Nana was a harder sell. Or rather, Nana wasn’t a sell at all. She never stopped asking me to fix my teeth. Up until the last year of her life she kept offering, promising, telling me how much more beautiful I would look. I felt a little guilty at letting her down, but over time it got easier to let the tooth talk settle back into the scenery. I stopped thinking about it as much, except every now and then I would meet a new friend or see a celebrity with gapped teeth and feel a twinge of affection, a touch of kinship.
Sometimes I like to imagine that I’m keeping weird teeth alive. That somehow we’ve collectively forgotten that teeth, like eyebrows or noses or ears or whatever, can be interesting and idiosyncratic. That difference in a smile might also be attractive or aesthetically pleasing. But I also have privilege to think that way and even still: I don’t kid myself.

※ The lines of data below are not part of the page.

+    auto load_tile = [&](uint64_t t0, uint32_t tn, uint32_t (&v)[PART_PER]) {
 #pragma unroll
         for (uint32_t j = 0; j < PART_PER; ++j) {
             const uint32_t i = j * PART_WG + tid;
@@ -575,12 +591,18 @@
         }
     };
     uint32_t nxt[PART_PER];
-    if (first < hi) load_tile(first, nxt);
-    uint32_t row = kq;
+    uint64_t t0n; uint32_t tnn;
+    uint32_t slot = 0;
+    find_tile(row, 0u); find_tile(row + grid, 1u);
+    __syncthreads();
+    found_tile(0u, t0n, tnn);
+    load_tile(t0n, tnn, nxt);
+    found_tile(1u, t0n, tnn);
+    __syncthreads();
     __shared__ uint32_t nv_s;
     const uint32_t lane = tid & 63u, wave = tid >> 6;
     ST_DECL
-    for (uint64_t t0 = first; t0 < hi; t0 += step, row += nq) {
+    for (;; row += grid) {
         ST_WAITVM ST(0)
         uint32_t val[PART_PER], dr[PART_PER];
 #pragma unroll
@@ -592,9 +614,12 @@
             }
         }
         ST(1)
-        if (t0 + step < hi) load_tile(t0 + step, nxt);
+        const bool more = tnn != 0u;
+        if (more) load_tile(t0n, tnn, nxt);
+        find_tile(row + 2u * grid, slot);
         ST(2)
         __syncthreads();
+        found_tile(slot, t0n, tnn); slot ^= 1u;
         ST(3)
         {
             static_assert(F2MAX <= PART_WG, "a region's counter per thread");
@@ -604,8 +629,8 @@
             __syncthreads();
             uint32_t run = incl - c;
             for (uint32_t k = 0; k < wave; ++k) run += wsum[k];
-            if (tid < nc) { toff[tid] = run; cnt[tid] = 0u; if (!(tid & ((1u << rsh) - 1u))) bidx[(size_t)row * (f2 + 1u) + (tid >> rsh)] = (uint16_t)run; }
-            if (tid == nc - 1u) { nv_s = run + c; bidx[(size_t)row * (f2 + 1u) + f2] = (uint16_t)(run + c); }
+            if (tid < nc) { toff[tid] = run; cnt[tid] = 0u; if (!(tid & ((1u << rsh) - 1u))) idx[(size_t)row * (f2 + 1u) + (tid >> rsh)] = (uint16_t)run; }
+            if (tid == nc - 1u) { nv_s = run + c; idx[(size_t)row * (f2 + 1u) + f2] = (uint16_t)(run + c); }
             __syncthreads();
         }
         ST(4)
@@ -616,13 +641,14 @@
         __syncthreads();
         ST(6)
         const uint32_t nv = nv_s;
-        uint4 *dst = reinterpret_cast<uint4 *>(out16 + (size_t)(row0 + row) * ROW_STRIDE);
+        uint4 *dst = reinterpret_cast<uint4 *>(out16 + (size_t)row * ROW_STRIDE);
         if (nt_rows) {
             typedef uint32_t u32x4 __attribute__((ext_vector_type(4)));
             for (uint32_t i = tid; i < (nv + 7u) / 8u; i += PART_WG) { const uint4 v = stage4[i]; const u32x4 x = {v.x, v.y, v.z, v.w}; __builtin_nontemporal_store(x, reinterpret_cast<u32x4 *>(dst + i)); }
         } else
             for (uint32_t i = tid; i < (nv + 7u) / 8u; i += PART_WG) dst[i] = stage4[i];
         ST(7)
+        if (!more) break;
     }
     ST_END
 }
@@ -690,8 +716,11 @@
                        hipStream_t st, bool big_rows, bool tbase_ready)
 {
     if (!tbase_ready) hipLaunchKernelGGL(k_tile_bases, dim3(1), dim3(PART_WG), 0, st, binbase, n_bins, tbase);
-    const uint32_t per_bin = n_bins >= 2048u ? 1u : (2048u + n_bins - 1u) / n_bins;
-    hipLaunchKernelGGL(k_sort_tiles, dim3(n_bins, per_bin), dim3(PART_WG), 0, st, recs, binbase, bin_shift, tbase, idx, out16, big_rows ? 1u : 0u);
+    static std::atomic<uint32_t> resident_of[MAX_DEV];
+    std::atomic<uint32_t> &slot = resident_of[cur_device()];
+    uint32_t resident = slot.load(std::memory_order_relaxed);
+    if (!resident) { resident = resident_blocks(k_sort_tiles, PART_WG); slot.store(resident, std::memory_order_relaxed); }
+    if (n_bins) hipLaunchKernelGGL(k_sort_tiles, dim3(resident), dim3(PART_WG), 0, st, recs, binbase, n_bins, bin_shift, tbase, idx, out16, big_rows ? 1u : 0u);
 }
 
 uint64_t tiles_bound(uint64_t n_records, uint32_t n_bins) { return n_records / PART_TILE + n_bins; }
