# BUBLET/uav-airvision

Hardware: AMD Instinct MI355X
Metric: stereo frames/sec (LK+stereo+MSCKF-update) at 752x480 (higher is better)
Workload: dtype u8/int32 windows, f32 normal equations

## Files before the change

### uav_airvision_amd/csrc/lk.hip

```cpp
#include <math.h>
#include <stdio.h>
#include <stdlib.h>

#include "av_common.h"

namespace {

struct LKArgs {
    const uint8_t* pyrI;
    const uint8_t* pyrJ;
    int64_t stream_stride;
    PyrGeom g;
    const float* prev;
    float* next;
    uint8_t* status;
    const int* count;
    const int* index;
    int cap;
    int max_iter;
    double eps2;
    float min_eig_up, eps_lo, eps_hi;
    double min_eig;
    int n_set, gx;
    const uint8_t* imgI; const uint8_t* imgJ;
    int64_t imgI_stride, imgJ_stride;
    const int* mapI; const int* mapJ;
    unsigned long long* prof;
};

enum { LKP_HEAD = 0, LKP_ISTAGE, LKP_SETUP, LKP_JSTAGE, LKP_ITER, LKP_N, LKP_WAVES = LKP_N, LKP_ITERS, LKP_RESTAGES, LKP_LEVELS, LKP_SLOTS };

__device__ __forceinline__ void wave_lds_sync()
{
    __builtin_amdgcn_fence(__ATOMIC_RELEASE, "wavefront");
    __builtin_amdgcn_wave_barrier();
    __builtin_amdgcn_fence(__ATOMIC_ACQUIRE, "wavefront");
}

#define AV_DESCALE(x, n) (((x) + (1 << ((n)-1))) >> (n))

typedef short av_v2s __attribute__((ext_vector_type(2)));
__device__ __forceinline__ int dot2(uint32_t a, uint32_t b, int c)
{
    return __builtin_amdgcn_sdot2(__builtin_bit_cast(av_v2s, a), __builtin_bit_cast(av_v2s, b), c, false);
}
__device__ __forceinline__ int dot2_keep(uint32_t a, uint32_t b, int c)
{
    int r;
    asm("v_dot2_i32_i16 %0, %1, %2, %3" : "=v"(r) : "v"(a), "v"(b), "v"(c));
    return r;
}
__device__ __forceinline__ uint32_t pack16(int lo, int hi) { return ((uint32_t)lo & 0xFFFFu) | ((uint32_t)hi << 16); }

constexpr int TILE_ROWS = 24;
constexpr int TILE_COLS = 32;
constexpr int TPITCH = 36;
constexpr int TILE_DWORDS = 240;

typedef unsigned short av_v2u __attribute__((ext_vector_type(2)));

__device__ __forceinline__ uint32_t pk_add(uint32_t a, uint32_t b) { return __builtin_bit_cast(uint32_t, __builtin_bit_cast(av_v2u, a) + __builtin_bit_cast(av_v2u, b)); }
__device__ __forceinline__ uint32_t pk_sub(uint32_t a, uint32_t b) { return __builtin_bit_cast(uint32_t, __builtin_bit_cast(av_v2u, a) - __builtin_bit_cast(av_v2u, b)); }
__device__ __forceinline__ uint32_t pk_mul(uint32_t a, unsigned short k) { av_v2u kk = {k, k}; return __builtin_bit_cast(uint32_t, __builtin_bit_cast(av_v2u, a) * kk); }
// ... 160 lines not shown
        const bool rowin = (unsigned)(ipy + r) < (unsigned)h;
#pragma unroll
        for (int k = 0; k < 8; ++k) {
            const uint32_t m0 = (rowin && (unsigned)(ipx_o + 2 * k) < (unsigned)w) ? 0xFFFFu : 0u;
            const uint32_t m1 = (rowin && (unsigned)(ipx_o + 2 * k + 1) < (unsigned)w) ? 0xFFFF0000u : 0u;
            gxp[2 * k] &= (m0 | m1); gyp[2 * k] &= (m0 | m1);
        }
    }
#pragma unroll
    for (int k = 0; k < 7; ++k) {
        gxp[2 * k + 1] = mid(gxp[2 * k], gxp[2 * k + 2]);
        gyp[2 * k + 1] = mid(gyp[2 * k], gyp[2 * k + 2]);
    }
    const int rnd_i = 1 << (W_BITS - 6), rnd_d = 1 << (W_BITS - 1);
    int ixv[WIN + 1], iyv[WIN + 1];
    ixv[WIN] = 0; iyv[WIN] = 0;
#pragma unroll
    for (int c = 0; c < WIN; c += 5) {
        bilin5_seed(px[c], px[c + 1], px[c + 2], px[c + 3], px[c + 4], wtop, wbot, rnd_i, iv[c], iv[c + 1], iv[c + 2], iv[c + 3], iv[c + 4]);
        bilin5<W_BITS>(gxp[c], gxp[c + 1], gxp[c + 2], gxp[c + 3], gxp[c + 4], wtop, wbot, rnd_d, ixv[c], ixv[c + 1], ixv[c + 2], ixv[c + 3], ixv[c + 4]);
        bilin5<W_BITS>(gyp[c], gyp[c + 1], gyp[c + 2], gyp[c + 3], gyp[c + 4], wtop, wbot, rnd_d, iyv[c], iyv[c + 1], iyv[c + 2], iyv[c + 3], iyv[c + 4]);
    }
#pragma unroll
    for (int p = 0; p < (WIN + 1) / 2; ++p) {
        ixx[p] = __builtin_amdgcn_perm((uint32_t)ixv[2 * p + 1], (uint32_t)ixv[2 * p], 0x05040100u);
        iyy[p] = __builtin_amdgcn_perm((uint32_t)iyv[2 * p + 1], (uint32_t)iyv[2 * p], 0x05040100u);
        a11 = dot2(ixx[p], ixx[p], a11);
        a12 = dot2(ixx[p], iyy[p], a12);
        a22 = dot2(iyy[p], iyy[p], a22);
    }
    if (r >= WIN) { a11 = 0; a12 = 0; a22 = 0; }
}
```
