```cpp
extern "C" int pp_ctx_set_row_block_lazy(pp_ctx* ctx, int lazy_out, int lazy_in) {
  PP_REQUIRE_CTX(ctx);
  ctx->lazy_out = lazy_out != 0;
  ctx->lazy_in = lazy_in != 0;
  return PP_OK;
}

extern "C" int pp_ctx_set_row_block_out(pp_ctx* ctx, const unsigned char* flags, int* list) {
  PP_REQUIRE_CTX(ctx);
  PP_CHECK_ARG(ctx, (flags == nullptr) == (list == nullptr), PP_ERR_ARG, "pp_ctx_set_row_block_out: flags and list go together");
  ctx->out_flags = flags;
  ctx->out_list = list;
  return PP_OK;
}

extern "C" int pp_ctx_set_planes_format(pp_ctx* ctx, int fmt) {
  PP_REQUIRE_CTX(ctx);
  PP_CHECK_ARG(ctx, fmt == 0 || fmt == 1, PP_ERR_ARG, "pp_ctx_set_planes_format: 0 (bf16 pairs) or 1 (P16)");
  ctx->planes_fmt = fmt;
  return PP_OK;
}

extern "C" int pp_ctx_set_grad_scale(pp_ctx* ctx, const float* scale2_dev) {
  PP_REQUIRE_CTX(ctx);
  ctx->grad_scale = scale2_dev;
  return PP_OK;
}

extern "C" const char* pp_last_error_string(pp_ctx* ctx) { return ctx ? ctx->err : "no context"; }

extern "C" int pp_device_info(pp_ctx* ctx, int* n_cu, char* name, int name_len) {
  PP_REQUIRE_CTX(ctx);
  if (n_cu) *n_cu = ctx->n_cu;
  if (name && name_len > 0) {
    strncpy(name, ctx->name, (size_t)name_len - 1);
    name[name_len - 1] = 0;
  }
  return PP_OK;
}
```

pyrapose_amd/csrc/pp_internal.h:

```cpp
#pragma once
#include <hip/hip_runtime.h>
#include <stdarg.h>
#include <stdio.h>
#include <string.h>

#include "pyrapose_hip.h"

struct pp_ctx {
  int device;
  hipStream_t stream;
  int n_cu;
  char name[128];
  char err[512];
  float* ws;
  size_t ws_bytes;
  void* cap_hi;
  void* cap_lo;
  const void* ep_add_hi;
  const void* ep_add_lo;
  const void* ep_mask_hi;
  const int* skip_list;
  const unsigned char* skip_flags;
  int lazy_out, lazy_in;
  const unsigned char* out_flags;
  int* out_list;
  int planes_fmt;
  const float* grad_scale;
};

static inline int pp_fail(pp_ctx* ctx, int code, const char* fmt, ...) {
  if (ctx) {
    va_list ap;
    va_start(ap, fmt);
    vsnprintf(ctx->err, sizeof(ctx->err), fmt, ap);
    va_end(ap);
  }
  return code;
}

#define PP_REQUIRE_CTX(ctx) \
  do {                      \
    if (!(ctx)) return PP_ERR_NOCTX; \
  } while (0)

#define PP_CHECK_ARG(ctx, cond, code, ...)            \
  do {                                                \
    if (!(cond)) return pp_fail(ctx, code, __VA_ARGS__); \
  } while (0)

#define PP_CHECK_LAUNCH(ctx, what)                                                   \
  do {                                                                               \
    hipError_t e__ = hipGetLastError();                                              \
    if (e__ != hipSuccess)                                                           \
      return pp_fail(ctx, (int)e__, "%s: launch failed: %s", what, hipGetErrorString(e__)); \
  } while (0)

#define PP_HIP(ctx, call)                                                                        \
  do {                                                                                           \
    hipError_t e__ = (call);                                                                     \
    if (e__ != hipSuccess) return pp_fail(ctx, (int)e__, "%s: %s", #call, hipGetErrorString(e__)); \
  } while (0)

static inline long long pp_rowspace_rows(const pp_rowspace* rs) {
  long long r = 0;
  for (int s = 0; s < rs->n_seg; ++s) r += (long long)rs->n_img * rs->h[s] * rs->w[s];
  return r;
}

static inline int pp_rowspace_ok(const pp_rowspace* rs) {
  if (rs->n_img <= 0 || rs->n_seg <= 0 || rs->n_seg > PP_MAX_SEG) return 0;
  for (int s = 0; s < rs->n_seg; ++s)
    if (rs->h[s] <= 0 || rs->w[s] <= 0) return 0;
  return pp_rowspace_rows(rs) < (1ll << 31);
}

static inline int pp_is_aligned16(const void* p) { return (((uintptr_t)p) & 15u) == 0; }
static inline int pp_is_packed(const void* hi, const void* lo) {
  return (hi == nullptr && lo == nullptr) || (hi != nullptr && (const char*)lo == (const char*)hi + 16 && pp_is_aligned16(hi));
}
```

pyrapose_amd/engine.py:

```python
import os as _os
from collections import OrderedDict

import numpy as np
import torch

from . import arch, ops
from ._lib import ParamDesc, RowSpace


def _ru(v, m):
    return (v + m - 1) // m * m


def tf_same_pad(n_in, k, s):
    out = -(-n_in // s)
    total = max((out - 1) * s + k - n_in, 0)
    return total // 2
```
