## Pre-rotate LDS BVH nodes per ray direction sign and use 512-lane workgroups

The BLOCKRES split kernel stores each BVH node in LDS in a 64-byte pre-rotated layout that keeps both the plain and the half-swapped halves of each axis. Each ray then folds its direction-sign offsets into per-axis LDS base addresses, so a box test does one 16-byte and two 8-byte LDS reads and skips the per-child alignbit rotations. The same kernel variant moves from 256 to 512-thread workgroups so more waves share each LDS node copy. The cost is twice the LDS per node, which lowers the node cap or occupancy, plus an assumption that the launch helper accepts the new workgroup size argument.

```diff
diff --git a/hello-raytracing_amd/csrc/rt_kernels.hip b/hello-raytracing_amd/csrc/rt_kernels.hip
--- a/hello-raytracing_amd/csrc/rt_kernels.hip
+++ b/hello-raytracing_amd/csrc/rt_kernels.hip
@@ -343,10 +343,7 @@
     n3 = float4{h16_hi(c1.x), h16_hi(c1.y), h16_hi(c1.z), 0.0f};
 }
 
-__device__ __forceinline__ bool box_hit_so(uint32_t px, uint32_t py, uint32_t pz, uint32_t shx, uint32_t shy, uint32_t shz,
-                                           const Slab& S, float bt, float& tenter) {
-    const uint32_t x = __builtin_amdgcn_alignbit(px, px, shx), y = __builtin_amdgcn_alignbit(py, py, shy),
-                   z = __builtin_amdgcn_alignbit(pz, pz, shz);
+__device__ __forceinline__ bool box_hit_near(uint32_t x, uint32_t y, uint32_t z, const Slab& S, float bt, float& tenter) {
     const float tnx = __builtin_fmaf(h16_lo(x), S.inv.x, S.lo.x), tfx = __builtin_fmaf(h16_hi(x), S.inv.x, S.hi.x);
     const float tny = __builtin_fmaf(h16_lo(y), S.inv.y, S.lo.y), tfy = __builtin_fmaf(h16_hi(y), S.inv.y, S.hi.y);
     const float tnz = __builtin_fmaf(h16_lo(z), S.inv.z, S.lo.z), tfz = __builtin_fmaf(h16_hi(z), S.inv.z, S.hi.z);
@@ -354,6 +351,21 @@
     const float tmax = fmin_ieee(fmin_ieee(tfx, tfy), tfz);
     tenter = tmin;
     return tmin <= tmax && tmin <= bt;
+}
+__device__ __forceinline__ bool box_hit_so(uint32_t px, uint32_t py, uint32_t pz, uint32_t shx, uint32_t shy, uint32_t shz,
+                                           const Slab& S, float bt, float& tenter) {
+    const uint32_t x = __builtin_amdgcn_alignbit(px, px, shx), y = __builtin_amdgcn_alignbit(py, py, shy),
+                   z = __builtin_amdgcn_alignbit(pz, pz, shz);
+    return box_hit_near(x, y, z, S, bt, tenter);
+}
+
+constexpr uint32_t PREROT_NODE_BYTES = 64u;
+__device__ __forceinline__ void prerot_node(uint4* dst, const uint4 c0, const uint4 c1) {
+    const auto rot = [](uint32_t p) { return __builtin_amdgcn_alignbit(p, p, 16u); };
+    dst[0] = uint4{c0.x, c1.x, c0.w, c1.w};
+    dst[1] = uint4{rot(c0.x), rot(c1.x), c0.w, c1.w};
+    dst[2] = uint4{c0.y, c1.y, rot(c0.y), rot(c1.y)};
+    dst[3] = uint4{c0.z, c1.z, rot(c0.z), rot(c1.z)};
 }
 
 template <bool FAST>
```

Even if I don’t notice them most of the time, I suppose my teeth make the wrong impression on plenty of people. I might have been happier or more loved or more successful if they were straight and white and had no gap between them at all. Farfetched? Sure. At least as farfetched as the idea any part of any living thing could be perfect by some external measure, that perfection in and of itself is a finite process to be decided by someone else, then bought and paid for and guaranteed. That kind of perfection, the unimaginative, immutable, by definition ordinary, requires stasis, which is never possible when life itself is constant change. Things are only perfect in the moment. And in this moment, right now, when I smile I think it looks as close as this old crocodile is ever going to get to perfect.